··· Data provided ···

# bminixhofer/zett

Measured on AMD Instinct MI355X. Metric: predicted token-embeddings/sec (full target vocab), higher is better.
Workload: dtype f16

## Files before the change

### zett_amd/csrc/gemm.hip.h

```cpp
#pragma once

#include <hip/hip_runtime.h>
#include <stdint.h>

#include <type_traits>

#ifndef ZETT_GROUP_M
#define ZETT_GROUP_M 4
#endif

namespace zett {

typedef __attribute__((ext_vector_type(16))) float f32x16;
typedef __attribute__((ext_vector_type(4))) float f32x4;
typedef __attribute__((ext_vector_type(8))) __bf16 bf16x8;
typedef __attribute__((ext_vector_type(4))) uint32_t u32x4;

typedef uint16_t bf16_t;
typedef _Float16 f16_t;
typedef __attribute__((ext_vector_type(8))) _Float16 f16x8;

__device__ __forceinline__ float bf16_to_f32(bf16_t v) { return __uint_as_float(((uint32_t)v) << 16); }
__device__ __forceinline__ bf16_t f32_to_bf16(float f) {
    return __builtin_bit_cast(bf16_t, (__bf16)f);
}

template <typename T> __device__ __forceinline__ T to_lo(float v);
template <> __device__ __forceinline__ float to_lo<float>(float v) { return v; }
template <> __device__ __forceinline__ bf16_t to_lo<bf16_t>(float v) { return f32_to_bf16(v); }
template <> __device__ __forceinline__ f16_t to_lo<f16_t>(float v) { return (f16_t)v; }
template <typename T> __device__ __forceinline__ float lo_to_f32(T v);
template <> __device__ __forceinline__ float lo_to_f32<float>(float v) { return v; }
template <> __device__ __forceinline__ float lo_to_f32<bf16_t>(bf16_t v) { return bf16_to_f32(v); }
template <> __device__ __forceinline__ float lo_to_f32<f16_t>(f16_t v) { return (float)v; }
template <typename T> __device__ __forceinline__ uint32_t pack2_lo(float a, float b);
template <> __device__ __forceinline__ uint32_t pack2_lo<bf16_t>(float a, float b) {
    typedef __attribute__((ext_vector_type(2))) float f32x2_t;
    typedef __attribute__((ext_vector_type(2))) __bf16 bf16x2_t;
    const f32x2_t v = {a, b};
    return __builtin_bit_cast(uint32_t, __builtin_convertvector(v, bf16x2_t));
}
template <> __device__ __forceinline__ uint32_t pack2_lo<f16_t>(float a, float b) {
    typedef __attribute__((ext_vector_type(2))) _Float16 h2;
    const h2 v = {(f16_t)a, (f16_t)b};
    return __builtin_bit_cast(uint32_t, v);
}
template <typename T> __device__ __forceinline__ void unpack2_lo(uint32_t u, float& a, float& b);
template <> __device__ __forceinline__ void unpack2_lo<bf16_t>(uint32_t u, float& a, float& b) { a = __uint_as_float(u << 16); b = __uint_as_float(u & 0xffff0000u); }
template <> __device__ __forceinline__ void unpack2_lo<f16_t>(uint32_t u, float& a, float& b) {
    typedef __attribute__((ext_vector_type(2))) _Float16 h2;
    const h2 v = __builtin_bit_cast(h2, u);
    a = (float)v[0]; b = (float)v[1];
}

enum { ACT_NONE = 0, ACT_GELU_TANH = 1, ACT_GELU_ERF = 2 };

__device__ __forceinline__ float gelu_tanh_f(float x) {
#pragma clang fp contract(off)
    const float x3 = (x * x) * x;
    const float u2 = 1.5957691216057308f * __builtin_fmaf(0.044715f, x3, x);
    const float t = 1.0f - 2.0f * __builtin_amdgcn_rcpf(1.0f + __builtin_amdgcn_exp2f(u2 * 1.4426950408889634f));
    return (0.5f * x) * (1.0f + t);
}
__device__ __forceinline__ float erf_as_f(float x) {
#pragma clang fp contract(off)
    const float ax = fabsf(x);
    const float t = __builtin_amdgcn_rcpf(__builtin_fmaf(0.3275911f, ax, 1.0f));
    float p = 1.061405429f;
    p = __builtin_fmaf(p, t, -1.453152027f);
    p = __builtin_fmaf(p, t, 1.421413741f);
    p = __builtin_fmaf(p, t, -0.284496736f);
    p = __builtin_fmaf(p, t, 0.254829592f);
    const float ex = __builtin_amdgcn_exp2f((ax * ax) * -1.4426950408889634f);
    const float y = __builtin_fmaf(-(p * t), ex, 1.0f);
    return copysignf(y, x);
}
__device__ __forceinline__ float gelu_erf_f(float x) {
#pragma clang fp contract(off)
    return (x * 0.5f) * (1.0f + erf_as_f(x * 0.70710678118654752440f));
}

__device__ __forceinline__ float ln_affine(float x, float mean, float rstd, float g, float b) {
#pragma clang fp contract(off)
    return __builtin_fmaf((x - mean) * rstd, g, b);
}

template <int ACT>
__device__ __forceinline__ float epi_value(float acc, float bias, bool has_res, float res, bool has_scale, float sc, float sh) {
#pragma clang fp contract(off)
    float v = acc + bias;
    if (ACT == 1) v = gelu_tanh_f(v);
    else if (ACT == 2) v = gelu_erf_f(v);
    if (has_res) v = v + res;
    if (has_scale) v = __builtin_fmaf(sc, v, sh);
    return v;
}
template <int ACT>
__device__ __forceinline__ float4 epi_value4(float4 a, float4 bias, bool has_res, float4 res, bool has_scale, float4 sc, float4 sh) {
    return make_float4(epi_value<ACT>(a.x, bias.x, has_res, res.x, has_scale, sc.x, sh.x), epi_value<ACT>(a.y, bias.y, has_res, res.y, has_scale, sc.y, sh.y),
                       epi_value<ACT>(a.z, bias.z, has_res, res.z, has_scale, sc.z, sh.z), epi_value<ACT>(a.w, bias.w, has_res, res.w, has_scale, sc.w, sh.w));
}

typedef __attribute__((ext_vector_type(2))) float f32x2;
#define ZETT_PIN_STAGE(arr, n) do { _Pragma("unroll") for (int e_ = 0; e_ < (n); ++e_) asm volatile("" : "+v"((arr)[e_])); } while (0)

template <int ACT, bool HAS_RES, bool HAS_SCALE, int NV>
__device__ __forceinline__ void epi_values(float (&vs)[NV], const float (&bias)[NV], const float (&res)[NV], const float (&sc)[NV], const float (&sh)[NV]) {
#pragma clang fp contract(off)
    static_assert(NV % 2 == 0, "pairs");
    constexpr int NP = NV / 2;
    f32x2 v[NP];
#pragma unroll
    for (int e = 0; e < NP; ++e) v[e] = f32x2{vs[2 * e], vs[2 * e + 1]} + f32x2{bias[2 * e], bias[2 * e + 1]};
    if (ACT == ACT_GELU_TANH) {
        f32x2 u2[NP], t[NP];
        ZETT_PIN_STAGE(v, NP);
#pragma unroll
        for (int e = 0; e < NP; ++e) u2[e] = (v[e] * v[e]) * v[e];
        ZETT_PIN_STAGE(u2, NP);
#pragma unroll
        for (int e = 0; e < NP; ++e) u2[e] = 1.5957691216057308f * __builtin_elementwise_fma(f32x2{0.044715f, 0.044715f}, u2[e], v[e]);
        ZETT_PIN_STAGE(u2, NP);
#pragma unroll
        for (int e = 0; e < NP; ++e) u2[e] = u2[e] * 1.4426950408889634f;
        ZETT_PIN_STAGE(u2, NP);
#pragma unroll
        for (int e = 0; e < NP; ++e) t[e] = f32x2{__builtin_amdgcn_exp2f(u2[e].x), __builtin_amdgcn_exp2f(u2[e].y)};
        ZETT_PIN_STAGE(t, NP);
#pragma unroll
        for (int e = 0; e < NP; ++e) t[e] = 1.0f + t[e];
        ZETT_PIN_STAGE(t, NP);
#pragma unroll
        for (int e = 0; e < NP; ++e) t[e] = f32x2{__builtin_amdgcn_rcpf(t[e].x), __builtin_amdgcn_rcpf(t[e].y)};
        ZETT_PIN_STAGE(t, NP);
#pragma unroll
        for (int e = 0; e < NP; ++e) t[e] = 1.0f - 2.0f * t[e];
        ZETT_PIN_STAGE(t, NP);
#pragma unroll
        for (int e = 0; e < NP; ++e) v[e] = (0.5f * v[e]) * (1.0f + t[e]);
        ZETT_PIN_STAGE(v, NP);
    } else if (ACT == ACT_GELU_ERF) {
        f32x2 z[NP], ax[NP], t[NP], p[NP], ex[NP];
        ZETT_PIN_STAGE(v, NP);
#pragma unroll
        for (int e = 0; e < NP; ++e) z[e] = v[e] * 0.70710678118654752440f;
        ZETT_PIN_STAGE(z, NP);
#pragma unroll
        for (int e = 0; e < NP; ++e) ax[e] = __builtin_elementwise_abs(z[e]);
#pragma unroll
        for (int e = 0; e < NP; ++e) t[e] = __builtin_elementwise_fma(f32x2{0.3275911f, 0.3275911f}, ax[e], f32x2{1.0f, 1.0f});
        ZETT_PIN_STAGE(t, NP);
#pragma unroll
        for (int e = 0; e < NP; ++e) t[e] = f32x2{__builtin_amdgcn_rcpf(t[e].x), __builtin_amdgcn_rcpf(t[e].y)};
        ZETT_PIN_STAGE(t, NP);
#pragma unroll
        for (int e = 0; e < NP; ++e) ex[e] = (ax[e] * ax[e]) * -1.4426950408889634f;
        ZETT_PIN_STAGE(ex, NP);
#pragma unroll
        for (int e = 0; e < NP; ++e) ex[e] = f32x2{__builtin_amdgcn_exp2f(ex[e].x), __builtin_amdgcn_exp2f(ex[e].y)};
        ZETT_PIN_STAGE(ex, NP);
#pragma unroll
        for (int e = 0; e < NP; ++e) p[e] = __builtin_elementwise_fma(f32x2{1.061405429f, 1.061405429f}, t[e], f32x2{-1.453152027f, -1.453152027f});
        ZETT_PIN_STAGE(p, NP);
#pragma unroll
        for (int e = 0; e < NP; ++e) p[e] = __builtin_elementwise_fma(p[e], t[e], f32x2{1.421413741f, 1.421413741f});
        ZETT_PIN_STAGE(p, NP);
#pragma unroll
        for (int e = 0; e < NP; ++e) p[e] = __builtin_elementwise_fma(p[e], t[e], f32x2{-0.284496736f, -0.284496736f});
        ZETT_PIN_STAGE(p, NP);
#pragma unroll
        for (int e = 0; e < NP; ++e) p[e] = __builtin_elementwise_fma(p[e], t[e], f32x2{0.254829592f, 0.254829592f});
        ZETT_PIN_STAGE(p, NP);
#pragma unroll
        for (int e = 0; e < NP; ++e) p[e] = -(p[e] * t[e]);
        ZETT_PIN_STAGE(p, NP);
#pragma unroll
        for (int e = 0; e < NP; ++e) p[e] = __builtin_elementwise_fma(p[e], ex[e], f32x2{1.0f, 1.0f});
        ZETT_PIN_STAGE(p, NP);
#pragma unroll
        for (int e = 0; e < NP; ++e) p[e] = 1.0f + __builtin_elementwise_copysign(p[e], z[e]);
        ZETT_PIN_STAGE(p, NP);
#pragma unroll
        for (int e = 0; e < NP; ++e) v[e] = (v[e] * 0.5f) * p[e];
        ZETT_PIN_STAGE(v, NP);
    }
    if (HAS_RES) {
#pragma unroll
        for (int e = 0; e < NP; ++e) v[e] = v[e] + f32x2{res[2 * e], res[2 * e + 1]};
    }
    if (HAS_SCALE) {
#pragma unroll
        for (int e = 0; e < NP; ++e) v[e] = __builtin_elementwise_fma(f32x2{sc[2 * e], sc[2 * e + 1]}, v[e], f32x2{sh[2 * e], sh[2 * e + 1]});
    }
#pragma unroll
    for (int e = 0; e < NP; ++e) { vs[2 * e] = v[e].x; vs[2 * e + 1] = v[e].y; }
}
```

···

- **Assigned task**
Scan the data above and copy each line containing the word "mean".

- **Output of the exercise**
__device__ __forceinline__ float ln_affine(float x, float mean, float rstd, float g, float b) {
    return __builtin_fmaf((x - mean) * rstd, g, b);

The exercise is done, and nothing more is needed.